What will you do differently in 2020? Today I’ll help you muse on that, hoping to inspire your innate curiosity for self and your business.
As we come to the end of the year, rather than wait until January to think about this, I recommend you start thinking about this now. Take some quiet time to consider this before you take a break over the holiday season, then allow it to sit mulling in your subconscious until you are ready to bring it forth again.
I’ll write around New Year’s Day (as I did last year) about how to create this as a simple one-page contextual strategy for the year but for now, two simple thoughts to help you “cogitate”, on a) pausing to assess, b) innovating and iterating your business, c) the power of being curious when it comes to willingness and desire to change.
The year is over. Be open to change in 2020
Recently I wrote a post that started:
What happens when you set a vision and then a mission for a business and you achieve them? Do you carry on, or do you pause, assess, then create new ones starting from the foundation of where you are now? Or, do you simply carry on without a “reset”, even though the job is complete?
2019 is coming to a close, it will soon be over. Before you launch into 2020, take time to pause and assess before simply doing more of the same.

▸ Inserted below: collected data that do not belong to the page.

PROTOTYPES = {
    "ceg_abi_version": (C.c_int, []),
    "ceg_device_count": (C.c_int, []),
    "ceg_last_error": (C.c_char_p, []),
    "ceg_grid_vdw": (C.c_int, [
        c_double_p, c_int64_p, C.c_int64, c_double_p, c_double_p,
        C.c_int32, C.c_double, C.c_double,
        C.c_void_p, c_int32_p, C.c_int32,
        c_int32_p, c_double_p, c_double_p, c_double_p,
        C.c_double, C.c_double, c_float_p, C.c_int32]),
    "ceg_grid_coulomb": (C.c_int, [
        c_double_p, c_double_p, C.c_int64, c_double_p, c_double_p,
        C.c_int32, C.c_double, C.c_double, C.c_double,
        c_int32_p, c_double_p, c_double_p, c_double_p,
        C.c_double, C.c_double, c_float_p, C.c_int32]),
    "ceg_grid_vdw_device": (C.c_int, [
        c_double_p, c_int64_p, C.c_int64, c_double_p, c_double_p,
        C.c_int32, C.c_double, C.c_double,
        C.c_void_p, c_int32_p, C.c_int32,
        c_int32_p, c_double_p, c_double_p, c_double_p,
        C.c_double, C.c_double, C.c_void_p, C.c_int32, C.c_int32]),
    "ceg_grid_coulomb_device": (C.c_int, [
        c_double_p, c_double_p, C.c_int64, c_double_p, c_double_p,
        C.c_int32, C.c_double, C.c_double, C.c_double,
        c_int32_p, c_double_p, c_double_p, c_double_p,
        C.c_double, C.c_double, C.c_void_p, C.c_int32, C.c_int32]),
    "ceg_grid_vdw_file": (C.c_int, [
        c_double_p, c_int64_p, C.c_int64, c_double_p, c_double_p,
        C.c_int32, C.c_double, C.c_double,
        C.c_void_p, c_int32_p, C.c_int32,
        c_int32_p, c_double_p, c_double_p, c_double_p,
        C.c_double, C.c_double, c_float_p, C.c_int32,
        C.c_char_p, C.c_char_p, C.c_int64, C.c_char_p, C.c_int64]),
    "ceg_grid_coulomb_file": (C.c_int, [
        c_double_p, c_double_p, C.c_int64, c_double_p, c_double_p,
        C.c_int32, C.c_double, C.c_double, C.c_double,
        c_int32_p, c_double_p, c_double_p, c_double_p,
        C.c_double, C.c_double, c_float_p, C.c_int32,
        C.c_char_p, C.c_char_p, C.c_int64, C.c_char_p, C.c_int64]),
    "ceg_release_cached_buffers": (C.c_int, []),
    "ceg_host_grid_alloc": (c_float_p, [c_int32_p]),
    "ceg_host_grid_free": (C.c_int, [c_float_p]),
    "ceg_plan_create": (C.c_int, [
        C.POINTER(C.c_void_p), C.c_int32,
        c_double_p, c_int64_p, c_double_p, C.c_int64,
        c_double_p, c_double_p, C.c_int32, C.c_double, C.c_double,
        C.c_void_p, c_int32_p, C.c_int32, C.c_double,
        c_int32_p, c_double_p, c_double_p, c_double_p]),
    "ceg_plan_destroy": (C.c_int, [C.c_void_p]),
    "ceg_image_cache_stats": (C.c_int, [c_int64_p, c_int64_p, c_int64_p]),
    "ceg_plan_can_cull": (C.c_int, [C.c_void_p]),
    "ceg_plan_num_images": (C.c_int64, [C.c_void_p]),
    "ceg_plan_copy_images": (C.c_int, [C.c_void_p, c_double_p, c_int32_p, c_int32_p, c_int32_p, c_int32_p]),
    "ceg_plan_build_vdw": (C.c_int, [
        C.c_void_p, C.c_double, C.c_double, C.c_int32, C.c_int32,
        C.c_void_p, C.c_int64, C.c_int32, C.c_int32, C.c_void_p]),
    "ceg_plan_build_coulomb": (C.c_int, [
        C.c_void_p, C.c_double, C.c_double, C.c_int32, C.c_int32,
        C.c_void_p, C.c_int64, C.c_int32, C.c_int32, C.c_void_p]),
    "ceg_plan_build_fused": (C.c_int, [
        C.c_void_p, C.c_double, C.c_double, C.c_double, C.c_double,
        C.c_int32, C.c_int32, C.c_void_p, C.c_void_p, C.c_int64, C.c_int32,
        C.c_int32, C.c_void_p]),
    "ceg_plan_create_multi": (C.c_int, [
        C.POINTER(C.c_void_p), C.c_int32,
        c_double_p, c_int64_p, c_double_p, C.c_int64,
        c_double_p, c_double_p, C.c_int32, C.c_double, C.c_double,
        C.c_int32, C.POINTER(C.c_void_p), C.POINTER(C.c_void_p), C.c_int32, C.c_double,
        c_int32_p, c_double_p, c_double_p, c_double_p]),
    "ceg_plan_num_probes": (C.c_int, [C.c_void_p]),
    "ceg_grids_multi": (C.c_int, [
        c_double_p, c_int64_p, c_double_p, C.c_int64, c_double_p, c_double_p, C.c_int32, C.c_double, C.c_double,
        C.c_int32, C.POINTER(C.c_void_p), C.POINTER(C.c_void_p), C.c_int32, C.c_double,
        c_int32_p, c_double_p, c_double_p, c_double_p,
        C.c_double, C.c_double, C.c_double, C.c_double, C.POINTER(C.c_void_p), c_float_p, C.c_int32]),
    "ceg_plan_build_multi": (C.c_int, [
        C.c_void_p, C.c_double, C.c_double, C.c_double, C.c_double,
        C.c_int32, C.c_int32, C.POINTER(C.c_void_p), C.c_void_p, C.c_int64, C.c_int32, C.c_void_p]),
    "ceg_plan_eval_points": (C.c_int, [
        C.c_void_p, C.c_int32, C.c_int32, c_double_p, C.c_int64, c_double_p]),
    "ceg_interp_create": (C.c_int, [
        C.POINTER(C.c_void_p), C.c_int32, C.c_void_p, C.c_int32,
        c_int32_p, c_double_p, c_double_p, c_double_p, c_double_p, C.c_int32]),
    "ceg_interp_create_from_file": (C.c_int, [C.POINTER(C.c_void_p), C.c_int32, C.c_char_p, C.c_int32, C.c_double, c_double_p, c_double_p, C.c_void_p]),
    "ceg_interp_set_higherorder": (C.c_int, [C.c_void_p, C.c_int32]),
    "ceg_interp_destroy": (C.c_int, [C.c_void_p]),
    "ceg_interp_points": (C.c_int, [C.c_void_p, c_double_p, C.c_int64, c_double_p]),
    "ceg_interp_points_device": (C.c_int, [C.c_void_p, C.c_void_p, C.c_int64, C.c_void_p, C.c_void_p]),
    "ceg_scale_grid_device": (C.c_int, [C.c_void_p, C.c_int64, C.c_double, C.c_int32, C.c_void_p]),
    "ceg_recip_create": (C.c_int, [
        C.POINTER(C.c_void_p), C.c_int32, c_int32_p, c_double_p, c_double_p, c_double_p, C.c_int64,
        c_int32_p, c_double_p]),
    "ceg_recip_destroy": (C.c_int, [C.c_void_p]),
    "ceg_recip_layout": (C.c_int, [c_int32_p, C.c_int64, c_int32_p, c_int32_p, c_int32_p, C.c_void_p, C.c_void_p]),
    "ceg_recip_energy": (C.c_int, [C.c_void_p, c_double_p, c_double_p, C.c_int32, C.c_int64, C.c_double, C.c_double, c_double_p]),
    "ceg_block_from_grid": (C.c_int, [C.c_int32, C.c_void_p, C.c_int32, c_int32_p, C.c_double, C.c_void_p]),
    "ceg_block_spheres": (C.c_int, [C.c_int32, c_int32_p, c_double_p, c_double_p, c_double_p, c_double_p, C.c_int32, C.c_double,
                                    c_double_p, c_double_p, C.c_int32, C.c_void_p]),
    "ceg_recip_set_structure_factor": (C.c_int, [C.c_void_p, c_double_p, c_double_p]),
    "ceg_pairs_create": (C.c_int, [C.POINTER(C.c_void_p), C.c_int32, c_double_p, c_double_p, C.c_double, C.c_void_p, c_int32_p,
                                   C.c_int32, C.c_double]),
    "ceg_pairs_destroy": (C.c_int, [C.c_void_p]),
    "ceg_pairs_set_atoms": (C.c_int, [C.c_void_p, c_double_p, c_int32_p, c_int32_p, C.c_int64]),
    "ceg_pairs_energy": (C.c_int, [C.c_void_p, c_double_p, c_int32_p, C.c_int32, C.c_int64, C.c_int32, c_double_p]),
    "ceg_pairs_energy_device": (C.c_int, [C.c_void_p, C.c_void_p, c_int32_p, C.c_int32, C.c_int64, C.c_int32, C.c_void_p, C.c_void_p]),
    "ceg_pairs_neighbour_cells": (C.c_int, [C.c_void_p, c_int32_p]),
    "ceg_mc_create": (C.c_int, [C.POINTER(C.c_void_p), C.c_int32, C.POINTER(C.c_void_p), C.c_void_p, c_double_p, C.c_int32, c_double_p,
                                c_double_p, C.c_double, C.c_void_p, c_int32_p, C.c_double, c_int32_p, c_double_p, c_double_p, c_double_p,
                                C.c_int64, c_int32_p, c_double_p]),
    "ceg_mc_destroy": (C.c_int, [C.c_void_p]),
    "ceg_mc_set_guests": (C.c_int, [C.c_void_p, c_double_p, c_int32_p, c_int32_p, C.c_int32]),
    "ceg_mc_trial": (C.c_int, [C.c_void_p, C.c_int32, c_double_p, C.c_int64, c_double_p]),
    "ceg_mc_trial_device": (C.c_int, [C.c_void_p, C.c_int32, C.c_void_p, C.c_int64, C.c_void_p, C.c_void_p]),
    "ceg_mc_trial_insert_device": (C.c_int, [C.c_void_p, c_int32_p, C.c_int32, C.c_void_p, C.c_int64, C.c_void_p, C.c_void_p]),
    "ceg_mc_accept": (C.c_int, [C.c_void_p, C.c_int32, c_double_p]),
    "ceg_mc_get_state": (C.c_int, [C.c_void_p, c_double_p, c_double_p, c_double_p]),
    "ceg_mc_neighbour_cells": (C.c_int, [C.c_void_p, c_int32_p, c_int32_p]),
    "ceg_mc_trial_insert": (C.c_int, [C.c_void_p, c_int32_p, C.c_int32, c_double_p, C.c_int64, c_double_p]),
    "ceg_mc_insert": (C.c_int, [C.c_void_p, c_int32_p, C.c_int32, c_double_p, c_int32_p]),
    "ceg_mc_remove": (C.c_int, [C.c_void_p, C.c_int32, c_int32_p]),
    "ceg_mc_group_create": (C.c_int, [C.POINTER(C.c_void_p), C.POINTER(C.c_void_p), C.c_int32]),
    "ceg_mc_group_destroy": (C.c_int, [C.c_void_p]),
    "ceg_mc_group_trial": (C.c_int, [C.c_void_p, c_int32_p, c_int32_p, c_int32_p, C.c_int32, c_double_p, c_double_p]),
    "ceg_mc_group_accept": (C.c_int, [C.c_void_p, c_int32_p, c_double_p]),
    "ceg_mc_group_sweep": (C.c_int, [C.c_void_p, C.c_void_p, C.c_int64, C.c_void_p, C.c_void_p]),
    "ceg_mc_group_sweep_gcmc": (C.c_int, [C.c_void_p, C.c_void_p, C.c_int64, C.c_void_p, C.c_void_p]),
    "ceg_energy_grid": (C.c_int, [C.POINTER(C.c_void_p), C.c_void_p, C.c_void_p, c_double_p, c_double_p, C.c_int32,
                                  c_double_p, C.c_int32, c_double_p, c_int32_p,
                                  C.c_void_p, c_int32_p, c_double_p, c_double_p, c_double_p, c_double_p,
                                  C.c_double, C.c_double, C.c_void_p, C.c_int32, C.c_void_p]),
    "ceg_energy_grid_reduced": (C.c_int, [C.POINTER(C.c_void_p), C.c_void_p, C.c_void_p, c_double_p, c_double_p, C.c_int32,
                                          c_double_p, C.c_int32, c_double_p, c_int32_p,
                                          C.c_void_p, c_int32_p, c_double_p, c_double_p, c_double_p, c_double_p,
                                          C.c_double, C.c_double, c_double_p, C.c_int32, c_double_p,
                                          C.c_void_p, C.c_void_p, C.c_void_p, C.c_int32, C.c_void_p]),
    "ceg_recip_energy_device": (C.c_int, [C.c_void_p, C.c_void_p, c_double_p, C.c_int32, C.c_int64, C.c_double, C.c_double,
                                          C.c_void_p, C.c_void_p]),
}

That post is a reference post with two case studies to remind us to not be complacent, to pause and assess whether the right course of action is to continue as is or to do things differently.
Innovation. Doing things differently.
In another earlier post, I gave my definition of innovation as:
“Innovation is simply doing things differently and doing different things”
My question for you today is what will you do differently in 2020?
Again, this second prior post, on innovation, gives a case study to support you in looking at our business differently for 2020.
Curiosity and change
Business often grasps for tools and processes to almost force them to do this, such as the widespread use of terms and processes such as “Lean” and “Agile”. Going further back, at source to this is hunger and curiosity to grow, to always be improving. Curious leaders, organisastions with a culture of curiosity, I tend to find they need to lean a lot less on ideas such as lean or agile, innovation, iteration, willingness to change, these are in their DNA!
In science, mathematics and computer science (back when I was a young student), a key term was iteration. Each time you go around to do something again (to iterate), look to how you can improve on each iteration.
So, one more past post to reference, on: “Curiosity, a key to Leadership“.
In that fairly wide-ranging post, I finish with an extract that Hunter S. Thompson wrote to a friend (WHEN HE WAS 22. the maturity of curiosity!):
“Let’s assume that you think you have a choice of eight paths to follow (all pre-defined paths, of course). And let’s assume that you can’t see any real purpose in any of the eight. THEN— and here is the essence of all I’ve said— you MUST FIND A NINTH PATH.”
Hunter S. Thompson
Your “homework”
Do take a few minutes to review the linked posts and to give this some thought for yourself, then come back and revisit around the turn of the year.